▶ [Work instructions]:
Count every line below that holds the word "exty", and give the number with no other words.

%%

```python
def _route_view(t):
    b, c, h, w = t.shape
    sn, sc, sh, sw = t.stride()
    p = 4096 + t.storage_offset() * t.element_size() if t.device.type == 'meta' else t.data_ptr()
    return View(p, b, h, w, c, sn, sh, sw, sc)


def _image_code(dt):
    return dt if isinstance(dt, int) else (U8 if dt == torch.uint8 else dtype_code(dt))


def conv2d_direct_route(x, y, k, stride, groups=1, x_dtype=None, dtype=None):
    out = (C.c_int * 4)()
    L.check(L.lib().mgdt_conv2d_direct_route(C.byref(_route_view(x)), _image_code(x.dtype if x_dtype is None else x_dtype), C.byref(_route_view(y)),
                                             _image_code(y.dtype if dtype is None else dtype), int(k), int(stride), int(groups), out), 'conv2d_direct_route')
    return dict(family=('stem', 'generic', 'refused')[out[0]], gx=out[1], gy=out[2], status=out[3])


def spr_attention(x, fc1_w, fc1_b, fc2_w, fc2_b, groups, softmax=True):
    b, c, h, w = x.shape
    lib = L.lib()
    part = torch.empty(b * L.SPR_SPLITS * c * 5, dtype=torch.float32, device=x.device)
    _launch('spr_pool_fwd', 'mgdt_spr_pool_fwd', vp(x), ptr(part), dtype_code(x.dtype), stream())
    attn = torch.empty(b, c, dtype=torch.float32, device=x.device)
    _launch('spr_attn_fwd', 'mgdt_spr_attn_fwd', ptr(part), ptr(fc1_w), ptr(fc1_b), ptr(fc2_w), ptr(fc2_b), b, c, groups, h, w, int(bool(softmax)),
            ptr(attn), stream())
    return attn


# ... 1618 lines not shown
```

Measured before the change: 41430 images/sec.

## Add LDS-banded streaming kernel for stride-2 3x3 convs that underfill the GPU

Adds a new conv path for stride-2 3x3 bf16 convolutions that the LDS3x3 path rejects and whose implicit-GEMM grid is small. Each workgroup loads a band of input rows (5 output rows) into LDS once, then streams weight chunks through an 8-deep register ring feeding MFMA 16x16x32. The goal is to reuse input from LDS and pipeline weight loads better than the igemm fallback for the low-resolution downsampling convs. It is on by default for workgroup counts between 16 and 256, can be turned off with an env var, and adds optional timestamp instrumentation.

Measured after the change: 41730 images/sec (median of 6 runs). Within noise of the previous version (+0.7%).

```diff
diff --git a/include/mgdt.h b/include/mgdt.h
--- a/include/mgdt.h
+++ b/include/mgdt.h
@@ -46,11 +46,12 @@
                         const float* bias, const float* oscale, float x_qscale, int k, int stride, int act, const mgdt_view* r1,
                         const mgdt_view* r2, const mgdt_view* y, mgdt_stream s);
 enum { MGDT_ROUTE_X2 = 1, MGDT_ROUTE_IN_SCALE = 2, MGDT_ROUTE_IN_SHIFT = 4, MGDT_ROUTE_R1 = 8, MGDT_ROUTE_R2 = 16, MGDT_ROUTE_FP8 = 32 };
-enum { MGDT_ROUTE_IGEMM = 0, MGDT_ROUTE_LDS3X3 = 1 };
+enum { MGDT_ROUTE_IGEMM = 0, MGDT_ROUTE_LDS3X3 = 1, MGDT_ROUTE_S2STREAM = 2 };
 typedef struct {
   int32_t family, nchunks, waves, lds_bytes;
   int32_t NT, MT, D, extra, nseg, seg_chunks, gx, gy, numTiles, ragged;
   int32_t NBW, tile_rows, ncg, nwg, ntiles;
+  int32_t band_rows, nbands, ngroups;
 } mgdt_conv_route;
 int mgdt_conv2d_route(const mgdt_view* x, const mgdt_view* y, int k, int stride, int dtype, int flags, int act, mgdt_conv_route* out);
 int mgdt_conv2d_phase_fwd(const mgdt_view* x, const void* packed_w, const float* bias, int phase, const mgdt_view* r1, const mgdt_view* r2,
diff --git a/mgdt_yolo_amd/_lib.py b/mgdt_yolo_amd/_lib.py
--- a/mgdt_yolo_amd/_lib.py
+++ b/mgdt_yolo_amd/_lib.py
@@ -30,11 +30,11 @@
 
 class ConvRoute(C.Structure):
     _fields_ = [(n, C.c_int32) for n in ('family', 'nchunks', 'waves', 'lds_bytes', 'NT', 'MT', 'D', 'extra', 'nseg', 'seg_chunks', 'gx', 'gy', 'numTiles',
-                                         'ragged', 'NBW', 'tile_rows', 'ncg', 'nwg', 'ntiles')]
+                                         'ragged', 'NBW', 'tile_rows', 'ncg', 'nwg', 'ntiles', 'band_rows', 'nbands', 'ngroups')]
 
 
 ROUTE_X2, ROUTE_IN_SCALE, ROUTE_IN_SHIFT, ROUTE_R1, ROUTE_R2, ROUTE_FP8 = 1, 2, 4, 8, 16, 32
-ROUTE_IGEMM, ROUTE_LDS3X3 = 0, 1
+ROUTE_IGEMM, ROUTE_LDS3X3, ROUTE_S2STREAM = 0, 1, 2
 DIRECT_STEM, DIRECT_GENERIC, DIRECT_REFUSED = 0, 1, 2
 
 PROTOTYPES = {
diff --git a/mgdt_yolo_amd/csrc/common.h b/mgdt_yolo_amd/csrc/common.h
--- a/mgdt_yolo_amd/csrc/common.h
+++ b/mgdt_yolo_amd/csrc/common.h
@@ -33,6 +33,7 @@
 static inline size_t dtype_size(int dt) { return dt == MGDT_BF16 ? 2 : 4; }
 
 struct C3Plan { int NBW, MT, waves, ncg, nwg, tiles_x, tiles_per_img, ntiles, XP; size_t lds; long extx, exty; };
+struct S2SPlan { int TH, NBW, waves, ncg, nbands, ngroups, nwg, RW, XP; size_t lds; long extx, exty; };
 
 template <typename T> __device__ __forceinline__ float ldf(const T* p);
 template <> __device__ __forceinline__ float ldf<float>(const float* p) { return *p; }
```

%%

▶ [Task response]:
2